I had three months with her. Not just once-a-month worth of three months, but once-a-week’s worth of three months. I watched her live and I watched her die. I watched her sitting up on her little couch, watching tv and talking with me and I watched her laying down, breathing heavy and hard, eyes closed and hand limp as I held it.
She was the strongest woman I ever knew. Even when she was sick and hurting, she looked at us with her big, beautiful, brown eyes and smiled her beautiful smile, calling us by our names and thanking us over and over again for helping her. “Thank you, Sophia, thank you.”
I had three months with her. Three months to grieve; three months to watch the sting of death work its way into her body and three months to grieve its ugliness. Three months to remember the goodness and fullness of this woman’s life. Three months to thank God for her and thank Him that He carried her through life and would carry her through death. Three months to eat popsicles with her, watch Fixer Upper with her, and watch her smile at all the pictures of her family that lined her room.

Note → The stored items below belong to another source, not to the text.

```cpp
struct GcrBlendArgs {
  const uint32_t* ranges;
  const uint32_t* list;
  const uint64_t* pairs;
  uint32_t* list_out;
  const float4* rec;
  int W, H, gx, gy;
  const float* bg;
  float* final_T;
  uint32_t* n_contrib;
  float* out_color;
  const unsigned long long* frame;
  const float* dL_dpix;
  float* grad_rec;
  GcrFillArgs fill;
  int deterministic;
  int win_x, win_y, win_w, win_h;
  int flip_x, flip_y;
  int out_u8;
  int nt_out;
  GcrCamVals cam;
  int debug_flags;
  int piece;
  float4* ckpt;
  uint4* work;
  uint16_t* mask_out;
  unsigned long long mask_off;
  float4* staged_out;
  unsigned long long staged_off;
  unsigned long long* frame_out;
  unsigned long long ckpt_off, work_off;
  unsigned long long carve_bytes;
  unsigned long long* gate_words;
  unsigned int gate_seq, gate_polls;
  unsigned long long binning_bytes;
  const char* binning_base;
  const unsigned long long* frame_in;
  uint4* lazy;
  unsigned long long R;
#ifdef GCR_EXPERIMENTS
  unsigned long long* clock_buf;
#endif
};

hipError_t gcr_launch_mark_visible(int P, const float* means3D, const float* view, uint8_t* present,
                                   hipStream_t s);
hipError_t gcr_launch_preprocess(const GcrPreprocessArgs& a, bool split, hipStream_t s);
hipError_t gcr_launch_build_cull_cache(const GcrPreprocessArgs& a, float4* outA, float4* outB, hipStream_t s);
static inline size_t gcr_cull_cache_offset_b(int P) { return (((size_t)P * 16) + 127) & ~(size_t)127; }
hipError_t gcr_launch_zero_grad_records(int nblocks, int chunk, const uint32_t* vis_list, const uint32_t* vis_count,
                                        float4* grad_rec, int rec_quads, hipStream_t s);
hipError_t gcr_launch_fill(const GcrFillArgs& f, hipStream_t s);
hipError_t gcr_launch_scan_block_sums(uint32_t* block_sums, int n, unsigned long long* total,
// ... 58 lines not shown
```

### gaussiancity_amd/ext.py

```python
import collections
import ctypes as C
import os
import threading
import weakref

import torch

from . import _native as N
from . import cull_cache as _cull

NUM_CHANNELS = 3

_CAPACITY_HINT_MAX = 64
_capacity_hint = collections.OrderedDict()
_hint_lock = threading.Lock()


poison_outputs = False


_tls = threading.local()


def set_backward_hint(flag):
# ... 158 lines not shown
        return None, None
    if t.dtype != torch.float32:
        raise RuntimeError("%s must be float32 (got %s)" % (name, t.dtype))
    if t.device != device:
        raise RuntimeError("%s must live on %s (got %s)" % (name, device, t.device))
    if not t.is_contiguous():
        t = t.contiguous()
    return t, t.data_ptr()


def _camera(device, bg, view, proj, campos, tan_fovx, tan_fovy, H, W, scale_modifier, degree,
            prefiltered, debug, for_backward=False, flip_x=False, flip_y=False, window=None, out_u8=False):
    cams = ((bg, "bg", 3), (view, "viewmatrix", 16), (proj, "projmatrix", 16), (campos, "campos", 3))
    on_host = all(isinstance(t, torch.Tensor) and t.device.type == "cpu" and t.numel() != 0 for t, _, _ in cams)
    keep = []
    ptrs = []
    for t, name, n in cams:
        if on_host:
            if t.dtype != torch.float32:
                raise RuntimeError("%s must be float32 (got %s)" % (name, t.dtype))
            tt = t.contiguous()
            p = tt.data_ptr()
        else:
            tt, p = _dev_f32(t, name, device)
        if tt is None or tt.numel() != n:
            raise RuntimeError("%s must have %d elements" % (name, n))
        keep.append(tt)
        ptrs.append(p)
    cam = N.Camera(int(H), int(W), float(tan_fovx), float(tan_fovy), float(scale_modifier),
                   int(degree), int(bool(prefiltered)), int(bool(debug)), *ptrs)
    cam.host_camera = int(on_host)
    cam.flip_x = int(bool(flip_x))
    cam.flip_y = int(bool(flip_y))
    cam.backward = int(bool(for_backward))
    cam.out_u8 = int(bool(out_u8))
    opt = _current_options()
    if opt is not None:
        cam.options = C.pointer(opt)
        keep.append(opt)
    if window is not None:
        cam.win_x, cam.win_y, cam.win_w, cam.win_h = (int(v) for v in window)
    return cam, keep


def _gaussians(device, P, means3D, opacity, sh, colors, scales, rotations, cov3D_precomp):
    keep = []
    ptr = {}
    for t, name in ((means3D, "means3D"), (opacity, "opacity"), (sh, "sh"), (colors, "colors"),
                    (scales, "scales"), (rotations, "rotations"),
                    (cov3D_precomp, "cov3D_precomp")):
        tt, p = _dev_f32(t, name, device)
        keep.append(tt)
        ptr[name] = p
    M = 0
    if sh is not None and sh.numel() != 0:
        if sh.dim() != 3 or sh.size(0) != P or sh.size(2) != 3:
            raise RuntimeError("sh must have dimensions (num_points, M, 3)")
        M = int(sh.size(1))
    for t, name, last in ((opacity, "opacity", None), (colors, "colors", 3), (scales, "scales", 3),
                          (rotations, "rotations", 4), (cov3D_precomp, "cov3D_precomp", 6)):
        if t is not None and t.numel() != 0 and t.numel() != P * (last or 1):
            raise RuntimeError("%s has %d elements, expected %d" % (name, t.numel(), P * (last or 1)))
    g = N.Gaussians(int(P), M, ptr["means3D"], ptr["opacity"], ptr["sh"], ptr["colors"],
                    ptr["scales"], ptr["rotations"], ptr["cov3D_precomp"])
    return g, keep


# ... 143 lines not shown
    N.check(L.gcr_forward_render(C.byref(cam), C.byref(g), geom.data_ptr(), geom.numel(), binning.data_ptr(),
                                 binning.numel(), img.data_ptr(), img.numel(), C.byref(info), None, _stream(device)),
            "gcr_forward_render (state only)")
    return R, binning


def _num_points(t, name, cols):
    if t.dim() != 2 or t.size(1) != cols:
        raise RuntimeError("%s must have dimensions (num_points, %d)" % (name, cols))
    if not t.is_cuda:
        raise RuntimeError("%s must be a GPU tensor: this rasterizer has no CPU path" % name)
    return int(t.size(0))


def _empty_frame(device, H, W, mode):
    color = torch.zeros((NUM_CHANNELS, H, W), dtype=torch.float32, device=device)
    radii = torch.zeros((0,), dtype=torch.int32, device=device)
    if mode == _IMAGE:
        return color, radii
    e = torch.empty((0,), dtype=torch.uint8, device=device)
    R = FrameTicket(None, None, None, 0, 0, None, None, False, R=0) if mode == _TICKET else 0
    return R, color, radii, e, e.clone(), e.clone()


def _rasterize(mode, for_backward, background, means3D, colors, opacity, scales, rotations, scale_modifier, cov3D_precomp,
               viewmatrix, projmatrix, tan_fovx, tan_fovy, image_height, image_width, sh, degree, campos, prefiltered,
               debug):
    P = _num_points(means3D, "means3D", 3)
    L = N.lib()
    device = means3D.device
    H, W = int(image_height), int(image_width)
    if P == 0:
        return _empty_frame(device, H, W, mode)
    with _on_device(device):
        if _cull.enabled() and not for_backward:
            cam, keep_c = _camera(device, background, viewmatrix, projmatrix, campos, tan_fovx,
                                  tan_fovy, H, W, scale_modifier, degree, prefiltered, debug, for_backward)
            g, keep_g = _gaussians(device, P, means3D, opacity, sh, colors, scales, rotations,
                                   cov3D_precomp)
            keep = (keep_c, keep_g, _cull.attach(g, scale_modifier, (means3D, scales, rotations, cov3D_precomp, opacity),
                                                 device, _stream(device)))
        else:
            cam, g, keep = _records(device, P, H, W, background, means3D, colors, opacity, scales, rotations, scale_modifier,
                                    cov3D_precomp, viewmatrix, projmatrix, tan_fovx, tan_fovy, sh, degree, campos,
                                    bool(prefiltered), bool(debug), bool(for_backward), _current_options())
        out = _forward(L, device, cam, g, P, H, W, mode)
        del keep
    return out


def rasterize_gaussians(background, means3D, colors, opacity, scales, rotations, scale_modifier,
                        cov3D_precomp, viewmatrix, projmatrix, tan_fovx, tan_fovy, image_height,
                        image_width, sh, degree, campos, prefiltered, debug, _for_backward=None, _ticket=False):
    if _for_backward is None:
        _for_backward = getattr(_tls, "backward", None)
        _for_backward = True if _for_backward is None else _for_backward
    return _rasterize(_TICKET if _ticket else _INT, _for_backward, background, means3D, colors, opacity, scales, rotations,
                      scale_modifier, cov3D_precomp, viewmatrix, projmatrix, tan_fovx, tan_fovy, image_height, image_width,
                      sh, degree, campos, prefiltered, debug)


def rasterize_gaussians_ticket(*args, _for_backward=False):
    return rasterize_gaussians(*args, _for_backward=_for_backward, _ticket=True)


_PREP_MAX = 64


class _Prepared:
    __slots__ = ("refs", "ptrs", "cam", "g")


def _prep_cache():
    c = getattr(_tls, "prep", None)
    if c is None:
        c = _tls.prep = collections.OrderedDict()
    return c

# ... 193 lines not shown
```

### include/gcr.h

```cpp
#ifndef GCR_H_INCLUDED
#define GCR_H_INCLUDED

#include <stddef.h>
#include <stdint.h>

#ifdef __cplusplus
extern "C" {
#endif

#define GCR_ABI_VERSION 9
#define GCR_BLOCK_X 16
#define GCR_BLOCK_Y 16
#define GCR_NUM_CHANNELS 3
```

Two weeks ago I held her hand, as the only one in the room with her, and wept and thanked God for her life. “Thank you, God, for taking this little woman out of Cuba and bringing her to his land. Thank you for sustaining her and keeping her through the death of her husband and son. Thank you for being her husband and protector. “
The woman who had no family to stand by her in her hardest days, back when her husband had died and he barely knew the language and didn’t have a job; that woman was surrounded by people in her last days; surrounded by family who adored her.
He gave us so much in the life of Zenaida Luciano. She was a fighter; a spicy little cuban woman with enough personality to fill the state of Minnesota, and enough love to fill it all over again.
Two months ago, we took two hours and rifled through her earrings, necklaces and lipstick. Finally, after I found just the right jewelry and lipstick for both of us, she looked me up and down and said, happily, “you looks nice.” You get praised like that from Grandma and you take that in and soak in it for a few weeks. I straightened her blouse, fluffed her hair, applied lipstick to her and put in some of her favorite earrings. We took a picture together and she wondered why no one was coming to see us; looking all pretty like we did. She was tired, worn down and on medication, but she still looked like a little queen. She still acted like one too; gracious and thankful and yet full of spice and her quick wit.
Two days after her passing, I drove down her familiar street one last time. I looked up into the sky that she had looked up into so many times and watched the same airplanes she had watched. I turned on the same kind of music she would have listened to – the salsa-inspired kind, rich with trumpets and claves and all the jazz feels; the kind that makes you want to swing and shuffle and dance just like she did.
Thank you for the music, grandma. I see pictures and colors of your life in every one of these songs, and in every moment I dance to them. You taught me to see the colors of music and you taught me to love the beauty in this world.
Eighty-eight years of Zenaida Luciano. What a life. What a lady.